Collected data
// ... 314 lines not shown
          else if constexpr (K == 2)
            pk_cmul2(y[0], y[1], row(n1), ld2(sw + n1), row(n1 + 1), ld2(sw + n1 + 1));
          else
            y[0] = pk_cmul(row(n1), ld2(sw + n1));
        }
      };
      float const kbf = PLAIN == 2 ? (float)(2.0 * M_PI * 512.0 * r * (double)(t & 63)) : 0.f;
      v2f const kb = (v2f){kbf, kbf};
      v2f th = (v2f){0.f, 0.f};
      auto mix = [&](auto firstc, auto countc) {
        constexpr int n1 = decltype(firstc)::value, K = decltype(countc)::value;
        v2f y[4];
        mul(firstc, countc, y);
#pragma unroll
        for (int i = 0; i < K; i++) {
          if constexpr (PLAIN == 2) {
            th = th + kb;
            v2f z;
            asm("v_pk_fma_f32 %0, %1, %2, %3 op_sel:[1,0,0] op_sel_hi:[0,1,1] neg_lo:[0,1,0]" : "=v"(z) : "v"(y[i]), "v"(th), "v"(y[i]));
            row(n1 + i) = z;
          } else {
            row(n1 + i) = y[i];
          }
        }
      };
      using std::integral_constant;
      constexpr integral_constant<int, 1> k1{};
      constexpr integral_constant<int, 2> k2{};
      constexpr integral_constant<int, 4> k4{};
      mix(integral_constant<int, 1>{}, k1);
      mix(integral_constant<int, 2>{}, k2);
      mix(integral_constant<int, 4>{}, k4);
      mix(integral_constant<int, 8>{}, k4);
      mix(integral_constant<int, 12>{}, k4);
      mix(integral_constant<int, 16>{}, k4);
      mix(integral_constant<int, 20>{}, k2);
      mix(integral_constant<int, 22>{}, k2);
      mix(integral_constant<int, 24>{}, k4);
      mix(integral_constant<int, 28>{}, k4);
    } else if constexpr (!PLAIN) {
      OlderOsc older;
      load_older(ch, c, b * g.L, n_old > 0, older);
#pragma unroll
      for (int n1 = 0; n1 < 32; n1++) {
        int const i = 512 * n1 + t;
        double const m = mbase + i;
        bool const old = i < n_old;
        double pp = old ? hp0 : ph0, ff = old ? hf0 : f0, rr = old ? hr : r;
        pick_older(older, i, pp, ff, rr);
        double turns = pp + ff * m;
        if (rr != 0.0) turns += rr * (0.5 * m * (m - 1.0));
        v[rfft::bitrev5(n1)] = pk_cmul(buf_ld2(xr, toff, (unsigned)n1 * (unsigned)(512 * sizeof(float2))), phasor2(turns));
      }
    }
  }

  KQ_STAMP(1);
  __builtin_amdgcn_s_setprio(0);
  rfft::fft_dit_pk<32>(v);
  twiddle32(v, tlo, thi, pt);

  KQ_STAMP(2);
  v2f u[32];
  tw2[(t >> 5) * kTw2Pitch + (t & 31)] = make_float2(tw2_mine.x, tw2_mine.y);
#if defined(KQ_ABLATE) && (KQ_ABLATE & 1)
#pragma unroll
  for (int n2 = 0; n2 < 32; n2++) u[n2] = v[n2];
#else
  {
    int const rd = ((t >> 4) & 15) * kRow1 + (t & 15);
#pragma unroll
    for (int half = 0; half < 2; half++) {
#pragma unroll
      for (int k1 = 0; k1 < 16; k1++) xch[k1 * kRow1 + t] = make_float2(v[16 * half + k1].x, v[16 * half + k1].y);
#if !(defined(KQ_ABLATE) && (KQ_ABLATE & 4))
      __syncthreads();
#endif
      if ((t >> 8) == half) {
#pragma unroll
        for (int n2 = 0; n2 < 32; n2++) u[rfft::bitrev5(n2)] = ld2(xch + rd + 16 * n2);
      }
#if !(defined(KQ_ABLATE) && (KQ_ABLATE & 4))
      __syncthreads();
#endif
    }
  }
#endif

  KQ_STAMP(3);
  rfft::fft_dit_pk<32>(u);
  {
    const float4 *row = reinterpret_cast<const float4 *>(tw2 + (t & 15) * kTw2Pitch);
#pragma unroll
    for (int k2 = 0; k2 < 32; k2 += 4) {
      float4 const w = row[k2 / 2], x = row[k2 / 2 + 1];
      v2f const w0 = (v2f){w.x, w.y}, w1 = (v2f){w.z, w.w}, w2 = (v2f){x.x, x.y}, w3 = (v2f){x.z, x.w};
      if (k2) {
        pk_cmul4(u[k2], u[k2 + 1], u[k2 + 2], u[k2 + 3], u[k2], w0, u[k2 + 1], w1, u[k2 + 2], w2, u[k2 + 3], w3);
      } else {
        u[1] = pk_cmul(u[1], w1);
        pk_cmul2(u[2], u[3], u[2], w2, u[3], w3);
      }
    }
  }

  KQ_STAMP(4);
  v2f ya[16], yb[16];
#if defined(KQ_ABLATE) && (KQ_ABLATE & 2)
#pragma unroll
  for (int n3 = 0; n3 < 16; n3++) {
    ya[n3] = u[n3];
    yb[n3] = u[16 + n3];
  }
#else
  {
    int const wr = (t & 15) * kRow2 + ((t >> 4) & 15) * kCol2;
    int const rd = (t >> 5) * kCol2 + (t & 31);
#pragma unroll
    for (int half = 0; half < 2; half++) {
      if ((t >> 8) == half) {
#pragma unroll
        for (int k2 = 0; k2 < 32; k2++) xch[wr + k2] = make_float2(u[k2].x, u[k2].y);
      }
#if !(defined(KQ_ABLATE) && (KQ_ABLATE & 4))
      __syncthreads();
#endif
#pragma unroll
      for (int n3 = 0; n3 < 16; n3++) (half ? yb : ya)[rfft::bitrev4(n3)] = ld2(xch + n3 * kRow2 + rd);
#if !(defined(KQ_ABLATE) && (KQ_ABLATE & 4))
      __syncthreads();
#endif
    }
  }
#endif

  KQ_STAMP(5);
  rfft::fft_dit_pk<16>(ya);
  rfft::fft_dit_pk<16>(yb);
  int const ka = full16k_bin(t), kb = ka + kFull16kHalf;

  if (DUMP && c == spec_ch) {
    float2 *o = spec_dump + (size_t)b * kNfull;
    constexpr int kStep = BIG ? 4 : 1;
#pragma unroll
    for (int k3 = 0; k3 < 16; k3++) {
      o[kStep * (ka + 1024 * k3) + r4] = make_float2(ya[k3].x, ya[k3].y);
      o[kStep * (kb + 1024 * k3) + r4] = make_float2(yb[k3].x, yb[k3].y);
    }
  }

  KQ_STAMP(6);
  float2 *Xs = xch;
  float2 *G = Xs + Ndec;
  auto to_f2 = [](v2f a) { return make_float2(a.x, a.y); };
  if constexpr (BIG != 0) {
    float2 *const Xg = big.xs + ((size_t)c * g.max_blocks + b) * Ndec;
    auto put = [&](int q, v2f val) {
      int const k = 4 * q + r4;
      if (k <= Ndec / 2)
        Xg[k] = to_f2(val);
      else if (k > kNfull - Ndec / 2)
        Xg[k - kNfull + Ndec] = to_f2(val);
    };
    if (Ndec <= 4096) {
      put(ka, ya[0]);
      put(kb, yb[0]);
      put(ka + 15 * 1024, ya[15]);
      put(kb + 15 * 1024, yb[15]);
    } else {
#pragma unroll
      for (int k3 = 0; k3 < 16; k3++) {
        put(ka + 1024 * k3, ya[k3]);
        put(kb + 1024 * k3, yb[k3]);
      }
    }
  } else if (Ndec <= 1024) {
    if (ka <= Ndec / 2) Xs[ka] = to_f2(ya[0]);
    if (kb <= Ndec / 2) Xs[kb] = to_f2(yb[0]);
    if (ka + 15 * 1024 > kN - Ndec / 2) Xs[ka - 1024 + Ndec] = to_f2(ya[15]);
    if (kb + 15 * 1024 > kN - Ndec / 2) Xs[kb - 1024 + Ndec] = to_f2(yb[15]);
  } else {
#pragma unroll
    for (int k3 = 0; k3 < 16; k3++) {
      if (1024 * k3 > Ndec / 2 && 1024 * k3 + 1023 <= kN - Ndec / 2) continue;
#pragma unroll
      for (int half = 0; half < 2; half++) {
        int const n = (half ? kb : ka) + 1024 * k3;
        float2 const val = to_f2(half ? yb[k3] : ya[k3]);
        if (n <= Ndec / 2)
          Xs[n] = val;
        else if (n > kN - Ndec / 2)
          Xs[n - kN + Ndec] = val;
      }
    }
  }
  const float2 *H = ch.resp + (size_t)c * Ndec;
  bool const isb = (ch.fflags[c] & FLAG_ISB) != 0;
  v2f epi_h = {0.f, 0.f}, epi_h2 = {0.f, 0.f}, epi_w[5] = {};
  bool const epi64 = BIG == 0 && (EPI == 1 || (EPI == 0 && Ndec == 64));
  if (epi64 && t < 64) {
    int const q = (int)(__brev((unsigned)t) >> 26);
    epi_h = ld2(H + q);
    if (isb) epi_h2 = ld2(H + ((64 - q) & 63));
#pragma unroll
    for (int st = 0; st < 5; st++) epi_w[st] = buf_ld2(tabr, (unsigned)t * 8u, (unsigned)(kTabEpi + st * 64) * 8u);
  }
  int const epiR = (BIG == 0 && (EPI == 2 || (EPI == 0 && Ndec >= 128 && Ndec <= 512))) ? Ndec >> 6 : 0;
  v2f epi_post = {1.f, 0.f};
  if (epiR && t < 64 * epiR) {
    int const r = t >> 6, l = t & 63;
    int const q = (int)(__brev((unsigned)l) >> 26);
    int const k = epiR * q + r;
    epi_h = ld2(H + k);
    if (isb) epi_h2 = ld2(H + ((Ndec - k) & (Ndec - 1)));
#pragma unroll
    for (int st = 0; st < 5; st++) epi_w[st] = buf_ld2(tabr, (unsigned)l * 8u, (unsigned)(kTabEpi + st * 64) * 8u);
    float sn, cs;
    sincospif(2.f * (float)(r * l) / (float)Ndec, &sn, &cs);
    epi_post = (v2f){cs, sn};
  }

  bool n0_fast = false;
  int outside = 0;
  if constexpr (N0) {
    v2f pp[16];
    typedef const unsigned long long __attribute__((address_space(4))) *lane_masks;
    int const ns = __builtin_amdgcn_readfirstlane(ch.n0slot[c]);
    lane_masks const lm = (lane_masks)(
        ch.n0lane + ((size_t)(ns * (BIG ? 4 : 1) + r4) * (kT / 64) + __builtin_amdgcn_readfirstlane(t >> 6)) * 32);
#pragma unroll
    for (int k3 = 0; k3 < 16; k3++) {
      float p0, p1;
      asm("v_mul_f32 %0, %1, %1" : "=v"(p0) : "v"(ya[k3].x));
      asm("v_mul_f32 %0, %1, %1" : "=v"(p1) : "v"(yb[k3].x));
      asm("v_fma_f32 %0, %1, %1, %0" : "+v"(p0) : "v"(ya[k3].y));
      asm("v_fma_f32 %0, %1, %1, %0" : "+v"(p1) : "v"(yb[k3].y));
      asm("v_cndmask_b32_e64 %0, 0, %0, %1" : "+v"(p0) : "s"(lm[k3]));
      asm("v_cndmask_b32_e64 %0, 0, %0, %1" : "+v"(p1) : "s"(lm[16 + k3]));
      pp[k3] = (v2f){p0, p1};
    }
    outside = (int)ch.n0meta[ns * (BIG ? 4 : 1) + r4];
    v2f s2;
    {
      v2f const a0 = pp[0] + pp[1], a1 = pp[2] + pp[3], a2 = pp[4] + pp[5], a3 = pp[6] + pp[7];
      v2f const a4 = pp[8] + pp[9], a5 = pp[10] + pp[11], a6 = pp[12] + pp[13], a7 = pp[14] + pp[15];
      s2 = ((a0 + a1) + (a2 + a3)) + ((a4 + a5) + (a6 + a7));
    }
    float const tot = wave_sum_to63(s2.x + s2.y);
    if ((t & 63) == 63) red_f[0][t >> 6] = tot;
    __syncthreads();
    float total = 0;
#pragma unroll
    for (int k = 0; k < kT / 64; k++) total += red_f[0][k];
    int bins1 = outside;
    unsigned long long *const slots = BIG ? big.sync + ((size_t)c * g.max_blocks + b) * 12 : nullptr;
    if constexpr (BIG != 0) {
      sibling_exchange(slots, r4, __float_as_uint(total), big.epoch, sib_f, big.err);
      total = (sib_f[0] + sib_f[1]) + (sib_f[2] + sib_f[3]);
      const unsigned *const mt = ch.n0meta + ns * 4;
      bins1 = (int)(mt[0] + mt[1] + mt[2] + mt[3]);
    }
    float const thr = (total / bins1) * 2;
    n0_fast = total < INFINITY && thr < INFINITY && thr >= 1e-26f;
    if (n0_fast) {
      int const e = (__float_as_int(thr) >> 23) & 0xff;
      float const scale = __int_as_float((127 + 40 + 127 - e) << 23);
      float const cs = thr * scale;
      v2f const nsc = (v2f){-scale, -scale}, c2 = (v2f){cs, cs};
      v2f acc_e = (v2f){0.f, 0.f}, acc_o = acc_e, cnt_e = acc_e, cnt_o = acc_e;
#pragma unroll
      for (int k3 = 0; k3 < 16; k3++) {
        v2f keep;
        asm("v_pk_fma_f32 %0, %1, %2, %3 clamp" : "=v"(keep) : "v"(nsc), "v"(pp[k3]), "v"(c2));
        if (k3 & 1) {
          acc_o = rfft::pk_fma(keep, pp[k3], acc_o);
          cnt_o += keep;
        } else {
          acc_e = rfft::pk_fma(keep, pp[k3], acc_e);
          cnt_e += keep;
        }
      }
      v2f const acc2 = acc_e + acc_o, cnt2 = cnt_e + cnt_o;
      float const acc = wave_sum_to63(acc2.x + acc2.y), cnt = wave_sum_to63(cnt2.x + cnt2.y);
      if ((t & 63) == 63) {
        red_f[1][t >> 6] = acc;
        red_c[t >> 6] = cnt;
      }
    } else {
      {
        float const inf = INFINITY;
#pragma unroll
        for (int k3 = 0; k3 < 16; k3++) {
          asm("v_cndmask_b32_e64 %0, %2, %0, %1" : "+v"(pp[k3].x) : "s"(lm[k3]), "v"(inf));
          asm("v_cndmask_b32_e64 %0, %2, %0, %1" : "+v"(pp[k3].y) : "s"(lm[16 + k3]), "v"(inf));
        }
      }
      float avg = INFINITY;
      float tf_last = 0;
      int bins_last = 0;
      asm volatile("" : "+v"(avg));
      for (int iter = 0; iter < 2; iter++) {
        float acc = 0;
        int wave_bins = 0;
        float const th = avg * 2;
#pragma unroll
        for (int k3 = 0; k3 < 16; k3++) {
          bool const ta = pp[k3].x < th, tb = pp[k3].y < th;
          acc += ta ? pp[k3].x : 0.f;
          acc += tb ? pp[k3].y : 0.f;
          wave_bins += __popcll(__ballot(ta)) + __popcll(__ballot(tb));
        }
        acc = wave_sum(acc);
        __syncthreads();
        if ((t & 63) == 0) {
          red_f[iter][t >> 6] = acc;
          red_i[iter][t >> 6] = wave_bins;
        }
        __syncthreads();
        float tf = 0;
        int bins = 0;
#pragma unroll
        for (int k = 0; k < kT / 64; k++) {
          tf += red_f[iter][k];
          bins += red_i[iter][k];
        }
        if (BIG != 0 && iter == 0) {
          sibling_exchange(slots + 4, r4, __float_as_uint(tf), big.epoch, sib_f + 4, big.err);
          sibling_exchange(slots + 8, r4, (unsigned)bins, big.epoch, sib_f + 8, big.err);
          tf = (sib_f[4] + sib_f[5]) + (sib_f[6] + sib_f[7]);
          bins = (int)(__float_as_uint(sib_f[8]) + __float_as_uint(sib_f[9]) + __float_as_uint(sib_f[10]) + __float_as_uint(sib_f[11]));
        }
        avg = tf / bins;
        tf_last = tf;
        bins_last = bins;
      }
      if constexpr (BIG != 0) {
        if (t == 0) big.n0part[((size_t)c * g.max_blocks + b) * 4 + r4] = make_float2(tf_last, (float)bins_last);
      } else {
        if (t == 0) pl.n0raw[(size_t)c * g.max_blocks + b] = (float)(avg / (2.0 * kN * g.samprate));
      }
    }
  }

  KQ_STAMP(7);
  __syncthreads();
  KQ_STAMP(8);
  if (N0 && n0_fast && t == kT - 64) {
    float tf = 0, bins = 0;
#pragma unroll
    for (int k = 0; k < kT / 64; k++) {
      tf += red_f[1][k];
      bins += red_c[k];
    }
    bins -= (float)(kN - outside);
    if constexpr (BIG != 0) {
      big.n0part[((size_t)c * g.max_blocks + b) * 4 + r4] = make_float2(tf, bins);
    } else {
      float const avg = tf / bins;
      pl.n0raw[(size_t)c * g.max_blocks + b] = (float)(avg / (2.0 * kN * g.samprate));
    }
  }
  if (big.iir.sums != nullptr && blockIdx.x == 0 && blockIdx.y == 0 && t >= kT - 64)
    block_energy_iir_wave(big.iir.sums, big.iir.split, big.iir.update, big.iir.nblocks, big.iir.L, big.iir.state, big.iir.if_power,
                          t & 63);
  if constexpr (BIG != 0) return;
  if (epi64) {
    if (t >= 64) return;
    int const q = (int)(__brev((unsigned)t) >> 26);
    v2f z = pk_cmul(epi_h, ld2(Xs + q));
    if (isb && q != 0 && q != 32) {
      v2f const other = pk_cmul(epi_h2, ld2(Xs + 64 - q));
      v2f const oc = (v2f){other.x, -other.y};
      z = q < 32 ? z + oc : z - oc;
    }
    auto stage = [&](auto mm, v2f w, bool first) {
      constexpr int half = decltype(mm)::value;
      v2f const v = first ? z : pk_cmul(z, w);
      v2f const r = (v2f){lane_xor<half>(v.x, t), lane_xor<half>(v.y, t)};
      float const sg = __int_as_float(0x3f800000 | ((t & half) ? 0x80000000 : 0));
      z = rfft::pk_fma(v, (v2f){sg, sg}, r);
    };
    stage(std::integral_constant<int, 1>{}, z, true);
    stage(std::integral_constant<int, 2>{}, epi_w[0], false);
    stage(std::integral_constant<int, 4>{}, epi_w[1], false);
    stage(std::integral_constant<int, 8>{}, epi_w[2], false);
    stage(std::integral_constant<int, 16>{}, epi_w[3], false);
    stage(std::integral_constant<int, 32>{}, epi_w[4], false);
    float2 *o = pl.filt + ((size_t)c * g.max_blocks + b) * g.olen;
    if (t >= 64 - g.olen) o[t - (64 - g.olen)] = make_float2(z.x, z.y);
    KQ_STAMP(9);
    return;
  }
  if (epiR) {
    float2 *Z = G;
    if (t < 64 * epiR) {
      int const r = t >> 6, l = t & 63;
      int const q = (int)(__brev((unsigned)l) >> 26);
      int const k = epiR * q + r;
      v2f z = pk_cmul(epi_h, ld2(Xs + k));
      if (isb && k != 0 && 2 * k != Ndec) {
        v2f const other = pk_cmul(epi_h2, ld2(Xs + Ndec - k));
        v2f const oc = (v2f){other.x, -other.y};
        z = 2 * k < Ndec ? z + oc : z - oc;
      }
      auto stage = [&](auto mm, v2f w, bool first) {
        constexpr int half = decltype(mm)::value;
        v2f const v = first ? z : pk_cmul(z, w);
        v2f const rr = (v2f){lane_xor<half>(v.x, l), lane_xor<half>(v.y, l)};
        float const sg = __int_as_float(0x3f800000 | ((l & half) ? 0x80000000 : 0));
        z = rfft::pk_fma(v, (v2f){sg, sg}, rr);
      };
      stage(std::integral_constant<int, 1>{}, z, true);
      stage(std::integral_constant<int, 2>{}, epi_w[0], false);
      stage(std::integral_constant<int, 4>{}, epi_w[1], false);
      stage(std::integral_constant<int, 8>{}, epi_w[2], false);
      stage(std::integral_constant<int, 16>{}, epi_w[3], false);
      stage(std::integral_constant<int, 32>{}, epi_w[4], false);
      z = pk_cmul(z, epi_post);
      Z[64 * r + l] = make_float2(z.x, z.y);
    }
    __syncthreads();
    if (t >= 64) return;
    float2 *o = pl.filt + ((size_t)c * g.max_blocks + b) * g.olen;
    int const first = Ndec - g.olen;
    auto combine = [&](auto rc) {
      constexpr int R = decltype(rc)::value;
      constexpr int bits = R == 2 ? 1 : R == 4 ? 2 : 3;
      float2 v[R];
#pragma unroll
      for (int r = 0; r < R; r++) {
        float2 const zz = Z[64 * r + t];
        v[(int)(__brev((unsigned)r) >> (32 - bits))] = make_float2(zz.x, -zz.y);
      }
      rfft::fft_dit<R>(v);
#pragma unroll
      for (int j = 0; j < R; j++) {
        int const i = t + 64 * j - first;
        if (i >= 0 && i < g.olen) o[i] = make_float2(v[j].x, -v[j].y);
      }
    };
    if (epiR == 2)
      combine(std::integral_constant<int, 2>{});
    else if (epiR == 4)
      combine(std::integral_constant<int, 4>{});
    else
      combine(std::integral_constant<int, 8>{});
    KQ_STAMP(9);
    return;
  }
  if constexpr (EPI != 0) return;
  for (int p = t; p <= Ndec / 2; p += kT) {
    float2 gp = cmul(H[p], Xs[p]);
    if (p > 0 && p < Ndec / 2) {
      int const k = Ndec - p;
      float2 gn = cmul(H[k], Xs[k]);
      if (isb) {
        float2 const pos = gp, neg = gn;
        gp = cadd(pos, cconj(neg));
        gn = csub(neg, cconj(pos));
      }
      G[bitrev((unsigned)k, g.log2Ndec)] = gn;
    }
    G[bitrev((unsigned)p, g.log2Ndec)] = gp;
  }
  lds_fft<+1>(G, g.log2Ndec, tw, g.tw_log2);

  float2 *o = pl.filt + ((size_t)c * g.max_blocks + b) * g.olen;
  for (int i = t; i < g.olen; i += kT) o[i] = G[Ndec - g.olen + i];
  KQ_STAMP(9);
}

PROMPT » Set down, unchanged, only those lines above that fall between the line with "cnt_e += keep;" and the line with "float avg = INFINITY;", the two end lines included.

RESULT FOR THIS TASK »
          cnt_e += keep;
        }
      }
      v2f const acc2 = acc_e + acc_o, cnt2 = cnt_e + cnt_o;
      float const acc = wave_sum_to63(acc2.x + acc2.y), cnt = wave_sum_to63(cnt2.x + cnt2.y);
      if ((t & 63) == 63) {
        red_f[1][t >> 6] = acc;
        red_c[t >> 6] = cnt;
      }
    } else {
      {
        float const inf = INFINITY;
#pragma unroll
        for (int k3 = 0; k3 < 16; k3++) {
          asm("v_cndmask_b32_e64 %0, %2, %0, %1" : "+v"(pp[k3].x) : "s"(lm[k3]), "v"(inf));
          asm("v_cndmask_b32_e64 %0, %2, %0, %1" : "+v"(pp[k3].y) : "s"(lm[16 + k3]), "v"(inf));
        }
      }
      float avg = INFINITY;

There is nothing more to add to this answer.